- WORK TO COMPLETE
Check each line of the listing below for the string "smem", and copy the ones that have it.

- RECORDS FOR THE EXERCISE
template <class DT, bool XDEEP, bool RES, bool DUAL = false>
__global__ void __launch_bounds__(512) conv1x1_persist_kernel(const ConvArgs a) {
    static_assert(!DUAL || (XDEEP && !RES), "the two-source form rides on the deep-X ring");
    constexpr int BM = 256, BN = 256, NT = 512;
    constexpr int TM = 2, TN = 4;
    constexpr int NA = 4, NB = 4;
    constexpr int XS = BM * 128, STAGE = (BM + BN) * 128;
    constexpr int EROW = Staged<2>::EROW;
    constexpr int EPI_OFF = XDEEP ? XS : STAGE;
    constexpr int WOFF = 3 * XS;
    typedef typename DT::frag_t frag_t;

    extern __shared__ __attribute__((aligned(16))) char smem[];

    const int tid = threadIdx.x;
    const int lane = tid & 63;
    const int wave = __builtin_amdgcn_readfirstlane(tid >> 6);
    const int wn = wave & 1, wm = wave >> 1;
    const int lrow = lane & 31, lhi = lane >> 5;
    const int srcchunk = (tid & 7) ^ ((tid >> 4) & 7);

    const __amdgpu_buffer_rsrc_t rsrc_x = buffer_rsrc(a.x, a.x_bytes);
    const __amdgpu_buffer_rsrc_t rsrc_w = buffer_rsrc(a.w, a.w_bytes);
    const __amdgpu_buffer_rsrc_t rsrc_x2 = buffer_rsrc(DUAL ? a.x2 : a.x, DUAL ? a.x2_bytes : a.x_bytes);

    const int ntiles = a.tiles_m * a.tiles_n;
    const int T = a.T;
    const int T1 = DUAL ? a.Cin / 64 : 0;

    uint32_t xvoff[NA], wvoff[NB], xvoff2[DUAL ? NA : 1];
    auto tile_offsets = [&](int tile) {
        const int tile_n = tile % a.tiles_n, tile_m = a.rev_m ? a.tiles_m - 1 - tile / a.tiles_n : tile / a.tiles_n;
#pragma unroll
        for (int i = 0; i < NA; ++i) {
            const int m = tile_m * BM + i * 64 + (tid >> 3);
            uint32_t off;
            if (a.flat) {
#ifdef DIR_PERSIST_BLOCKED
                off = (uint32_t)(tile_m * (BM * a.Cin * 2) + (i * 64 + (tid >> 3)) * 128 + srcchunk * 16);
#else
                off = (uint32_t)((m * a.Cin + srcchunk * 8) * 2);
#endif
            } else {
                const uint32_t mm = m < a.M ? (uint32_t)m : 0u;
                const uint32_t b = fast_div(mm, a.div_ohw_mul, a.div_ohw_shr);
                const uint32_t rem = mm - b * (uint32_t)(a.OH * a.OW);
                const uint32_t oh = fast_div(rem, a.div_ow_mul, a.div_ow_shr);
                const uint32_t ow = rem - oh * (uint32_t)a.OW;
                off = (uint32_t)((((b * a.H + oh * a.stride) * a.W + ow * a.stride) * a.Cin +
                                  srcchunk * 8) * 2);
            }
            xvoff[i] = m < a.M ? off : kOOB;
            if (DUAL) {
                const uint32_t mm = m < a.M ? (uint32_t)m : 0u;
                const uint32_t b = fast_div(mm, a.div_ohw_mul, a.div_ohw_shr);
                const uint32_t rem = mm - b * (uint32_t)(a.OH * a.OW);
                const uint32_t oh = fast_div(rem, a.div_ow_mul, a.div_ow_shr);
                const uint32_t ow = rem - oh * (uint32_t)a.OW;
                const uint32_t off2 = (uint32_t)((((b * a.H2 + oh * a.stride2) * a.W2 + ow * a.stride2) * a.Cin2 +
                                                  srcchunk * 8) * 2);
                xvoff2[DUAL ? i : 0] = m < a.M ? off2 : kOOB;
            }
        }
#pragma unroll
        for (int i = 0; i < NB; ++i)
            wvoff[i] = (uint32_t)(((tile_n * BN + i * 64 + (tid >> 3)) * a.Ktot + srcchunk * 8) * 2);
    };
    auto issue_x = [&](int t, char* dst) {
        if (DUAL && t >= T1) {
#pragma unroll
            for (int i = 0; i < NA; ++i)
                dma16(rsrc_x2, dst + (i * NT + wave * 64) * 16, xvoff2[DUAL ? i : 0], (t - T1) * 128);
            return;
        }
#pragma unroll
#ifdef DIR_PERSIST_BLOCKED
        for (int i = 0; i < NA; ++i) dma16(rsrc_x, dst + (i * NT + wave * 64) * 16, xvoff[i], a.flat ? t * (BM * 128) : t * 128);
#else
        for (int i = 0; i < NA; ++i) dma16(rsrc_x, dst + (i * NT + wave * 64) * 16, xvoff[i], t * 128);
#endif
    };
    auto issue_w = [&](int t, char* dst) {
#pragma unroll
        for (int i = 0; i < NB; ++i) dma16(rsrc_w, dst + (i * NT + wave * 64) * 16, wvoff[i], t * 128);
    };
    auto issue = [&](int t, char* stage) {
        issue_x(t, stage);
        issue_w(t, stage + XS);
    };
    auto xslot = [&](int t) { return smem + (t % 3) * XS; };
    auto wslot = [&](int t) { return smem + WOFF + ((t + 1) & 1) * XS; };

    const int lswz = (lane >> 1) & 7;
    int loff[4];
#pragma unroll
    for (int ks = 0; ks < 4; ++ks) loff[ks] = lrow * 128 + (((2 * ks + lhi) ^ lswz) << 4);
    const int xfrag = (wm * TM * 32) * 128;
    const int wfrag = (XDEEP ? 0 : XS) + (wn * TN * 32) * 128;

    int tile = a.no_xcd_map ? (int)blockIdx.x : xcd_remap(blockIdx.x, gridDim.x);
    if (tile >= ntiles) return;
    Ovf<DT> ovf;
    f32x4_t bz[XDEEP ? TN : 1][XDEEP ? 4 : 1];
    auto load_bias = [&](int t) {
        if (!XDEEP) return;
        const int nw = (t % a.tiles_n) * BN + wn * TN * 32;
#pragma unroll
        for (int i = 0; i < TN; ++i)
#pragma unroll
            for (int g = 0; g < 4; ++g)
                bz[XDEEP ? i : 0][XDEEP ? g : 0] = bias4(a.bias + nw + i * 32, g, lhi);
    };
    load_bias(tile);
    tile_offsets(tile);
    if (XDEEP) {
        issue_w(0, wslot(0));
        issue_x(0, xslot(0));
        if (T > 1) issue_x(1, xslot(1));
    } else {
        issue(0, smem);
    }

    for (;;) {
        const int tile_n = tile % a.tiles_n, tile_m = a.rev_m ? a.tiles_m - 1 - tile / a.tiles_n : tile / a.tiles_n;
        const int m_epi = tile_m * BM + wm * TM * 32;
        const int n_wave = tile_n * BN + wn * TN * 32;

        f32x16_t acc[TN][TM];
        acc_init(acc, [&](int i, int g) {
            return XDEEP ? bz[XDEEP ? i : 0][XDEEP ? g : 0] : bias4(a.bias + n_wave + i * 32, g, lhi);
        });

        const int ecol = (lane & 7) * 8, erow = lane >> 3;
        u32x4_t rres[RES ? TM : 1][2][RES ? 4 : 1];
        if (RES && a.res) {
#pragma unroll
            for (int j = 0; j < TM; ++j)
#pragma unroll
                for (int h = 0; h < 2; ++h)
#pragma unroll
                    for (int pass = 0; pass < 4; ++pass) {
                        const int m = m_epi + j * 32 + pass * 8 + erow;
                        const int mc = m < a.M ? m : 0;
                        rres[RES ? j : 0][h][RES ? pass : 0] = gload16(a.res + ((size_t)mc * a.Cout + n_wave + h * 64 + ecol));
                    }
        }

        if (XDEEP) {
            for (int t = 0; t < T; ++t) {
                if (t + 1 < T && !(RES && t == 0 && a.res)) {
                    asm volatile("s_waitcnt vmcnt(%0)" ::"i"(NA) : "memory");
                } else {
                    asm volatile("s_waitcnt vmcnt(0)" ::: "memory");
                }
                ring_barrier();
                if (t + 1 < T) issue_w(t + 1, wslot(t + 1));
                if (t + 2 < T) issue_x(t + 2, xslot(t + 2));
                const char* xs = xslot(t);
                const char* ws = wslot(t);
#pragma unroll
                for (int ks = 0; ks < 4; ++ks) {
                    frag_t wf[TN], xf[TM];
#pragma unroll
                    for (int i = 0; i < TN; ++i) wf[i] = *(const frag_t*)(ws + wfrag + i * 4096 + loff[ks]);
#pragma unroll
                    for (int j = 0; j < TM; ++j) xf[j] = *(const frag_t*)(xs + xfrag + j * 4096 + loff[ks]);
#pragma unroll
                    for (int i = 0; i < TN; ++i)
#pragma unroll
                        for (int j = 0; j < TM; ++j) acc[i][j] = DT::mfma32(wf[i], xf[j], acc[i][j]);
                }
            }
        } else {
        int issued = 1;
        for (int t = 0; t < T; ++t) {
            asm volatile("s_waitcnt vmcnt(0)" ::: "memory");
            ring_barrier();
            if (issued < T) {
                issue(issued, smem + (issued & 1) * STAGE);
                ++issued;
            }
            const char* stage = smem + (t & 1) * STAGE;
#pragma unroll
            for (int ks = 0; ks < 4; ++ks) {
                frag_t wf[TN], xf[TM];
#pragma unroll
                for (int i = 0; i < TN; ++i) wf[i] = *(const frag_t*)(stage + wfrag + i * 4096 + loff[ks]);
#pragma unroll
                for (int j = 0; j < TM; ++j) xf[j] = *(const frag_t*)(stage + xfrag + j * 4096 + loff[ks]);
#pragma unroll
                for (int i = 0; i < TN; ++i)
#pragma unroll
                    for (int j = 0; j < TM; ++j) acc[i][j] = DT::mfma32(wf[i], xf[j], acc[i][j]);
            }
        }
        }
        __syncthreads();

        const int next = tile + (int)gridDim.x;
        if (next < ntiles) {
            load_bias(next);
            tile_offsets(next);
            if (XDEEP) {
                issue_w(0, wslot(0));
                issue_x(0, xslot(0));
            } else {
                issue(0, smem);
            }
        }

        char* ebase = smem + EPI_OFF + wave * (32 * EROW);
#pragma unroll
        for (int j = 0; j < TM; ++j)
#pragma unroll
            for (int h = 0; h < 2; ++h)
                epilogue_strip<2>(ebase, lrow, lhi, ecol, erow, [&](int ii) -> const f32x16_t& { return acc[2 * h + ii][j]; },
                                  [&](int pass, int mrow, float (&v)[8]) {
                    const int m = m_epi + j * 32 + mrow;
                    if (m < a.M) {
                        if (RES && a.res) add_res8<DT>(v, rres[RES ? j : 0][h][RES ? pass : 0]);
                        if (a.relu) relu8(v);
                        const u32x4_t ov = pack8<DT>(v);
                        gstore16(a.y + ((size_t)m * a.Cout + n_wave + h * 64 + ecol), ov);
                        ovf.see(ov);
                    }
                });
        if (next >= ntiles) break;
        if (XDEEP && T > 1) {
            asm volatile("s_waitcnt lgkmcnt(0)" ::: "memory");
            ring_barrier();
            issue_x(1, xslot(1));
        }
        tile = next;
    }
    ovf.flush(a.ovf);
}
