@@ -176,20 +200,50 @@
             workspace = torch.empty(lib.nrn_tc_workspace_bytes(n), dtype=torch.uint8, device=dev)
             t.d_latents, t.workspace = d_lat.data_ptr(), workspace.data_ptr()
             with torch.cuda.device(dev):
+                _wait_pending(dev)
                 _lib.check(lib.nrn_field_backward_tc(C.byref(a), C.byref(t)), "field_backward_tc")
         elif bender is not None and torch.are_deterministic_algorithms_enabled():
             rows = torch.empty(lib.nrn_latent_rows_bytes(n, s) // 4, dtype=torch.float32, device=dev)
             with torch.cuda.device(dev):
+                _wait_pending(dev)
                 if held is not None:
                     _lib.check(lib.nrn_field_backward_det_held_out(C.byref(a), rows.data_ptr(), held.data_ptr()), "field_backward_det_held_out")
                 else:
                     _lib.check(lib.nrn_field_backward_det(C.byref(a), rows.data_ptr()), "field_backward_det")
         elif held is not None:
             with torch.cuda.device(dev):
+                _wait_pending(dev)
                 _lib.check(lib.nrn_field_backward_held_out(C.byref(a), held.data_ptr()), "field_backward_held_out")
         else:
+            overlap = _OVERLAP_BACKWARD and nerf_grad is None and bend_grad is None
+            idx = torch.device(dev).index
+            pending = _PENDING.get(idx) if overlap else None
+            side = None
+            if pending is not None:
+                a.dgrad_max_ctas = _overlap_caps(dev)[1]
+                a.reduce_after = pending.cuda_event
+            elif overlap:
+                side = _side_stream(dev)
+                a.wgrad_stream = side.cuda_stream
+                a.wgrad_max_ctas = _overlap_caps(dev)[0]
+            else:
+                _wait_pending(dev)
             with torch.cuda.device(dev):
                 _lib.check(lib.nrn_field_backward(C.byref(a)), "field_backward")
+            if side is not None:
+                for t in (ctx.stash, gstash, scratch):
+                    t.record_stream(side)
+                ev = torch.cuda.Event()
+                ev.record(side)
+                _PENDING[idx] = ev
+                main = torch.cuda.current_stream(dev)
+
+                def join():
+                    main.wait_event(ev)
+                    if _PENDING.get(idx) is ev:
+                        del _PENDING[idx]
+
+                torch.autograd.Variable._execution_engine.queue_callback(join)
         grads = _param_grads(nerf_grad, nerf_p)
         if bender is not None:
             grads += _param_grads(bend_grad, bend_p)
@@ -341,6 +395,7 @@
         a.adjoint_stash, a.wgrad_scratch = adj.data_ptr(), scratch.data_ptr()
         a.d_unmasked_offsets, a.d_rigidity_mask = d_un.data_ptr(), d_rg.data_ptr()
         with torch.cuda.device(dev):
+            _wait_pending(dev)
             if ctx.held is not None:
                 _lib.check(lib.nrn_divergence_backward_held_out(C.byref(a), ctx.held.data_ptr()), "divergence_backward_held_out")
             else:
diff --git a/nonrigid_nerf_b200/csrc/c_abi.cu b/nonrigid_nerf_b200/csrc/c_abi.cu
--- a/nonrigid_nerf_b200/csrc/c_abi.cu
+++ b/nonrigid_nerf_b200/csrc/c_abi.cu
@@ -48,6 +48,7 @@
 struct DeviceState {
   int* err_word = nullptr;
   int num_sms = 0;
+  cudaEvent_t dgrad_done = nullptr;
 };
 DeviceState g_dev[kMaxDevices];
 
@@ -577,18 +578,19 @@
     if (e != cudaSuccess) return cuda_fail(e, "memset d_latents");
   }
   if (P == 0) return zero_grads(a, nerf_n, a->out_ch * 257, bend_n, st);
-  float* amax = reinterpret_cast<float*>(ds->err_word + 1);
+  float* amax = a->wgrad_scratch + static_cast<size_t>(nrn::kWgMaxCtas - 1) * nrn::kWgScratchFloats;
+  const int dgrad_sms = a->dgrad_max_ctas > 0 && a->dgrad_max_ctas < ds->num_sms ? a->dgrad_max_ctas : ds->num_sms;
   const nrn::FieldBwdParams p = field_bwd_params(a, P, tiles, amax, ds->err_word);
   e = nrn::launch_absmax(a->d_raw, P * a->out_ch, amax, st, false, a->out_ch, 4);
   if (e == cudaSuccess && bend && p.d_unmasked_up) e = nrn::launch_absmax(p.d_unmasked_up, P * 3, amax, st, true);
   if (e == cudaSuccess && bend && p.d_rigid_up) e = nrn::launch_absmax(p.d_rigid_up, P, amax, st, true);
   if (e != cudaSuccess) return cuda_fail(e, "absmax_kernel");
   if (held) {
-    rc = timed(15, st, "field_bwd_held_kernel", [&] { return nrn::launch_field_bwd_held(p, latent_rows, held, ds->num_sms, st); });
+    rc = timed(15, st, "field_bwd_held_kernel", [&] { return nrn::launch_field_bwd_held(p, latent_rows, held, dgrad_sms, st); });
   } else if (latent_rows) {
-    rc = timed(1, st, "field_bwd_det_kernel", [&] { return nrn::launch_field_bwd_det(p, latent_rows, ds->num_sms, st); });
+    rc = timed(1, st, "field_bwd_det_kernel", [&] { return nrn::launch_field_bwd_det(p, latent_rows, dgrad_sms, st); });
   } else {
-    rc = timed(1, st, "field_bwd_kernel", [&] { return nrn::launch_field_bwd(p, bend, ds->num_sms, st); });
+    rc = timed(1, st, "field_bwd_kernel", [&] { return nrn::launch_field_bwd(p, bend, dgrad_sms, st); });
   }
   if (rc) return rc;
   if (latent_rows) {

- ANSWER SECTION
    extern __shared__ __attribute__((aligned(16))) char smem[];
    auto xslot = [&](int t) { return smem + (t % 3) * XS; };
    auto wslot = [&](int t) { return smem + WOFF + ((t + 1) & 1) * XS; };
        issue(0, smem);
                issue(issued, smem + (issued & 1) * STAGE);
            const char* stage = smem + (t & 1) * STAGE;
                issue(0, smem);
        char* ebase = smem + EPI_OFF + wave * (32 * EROW);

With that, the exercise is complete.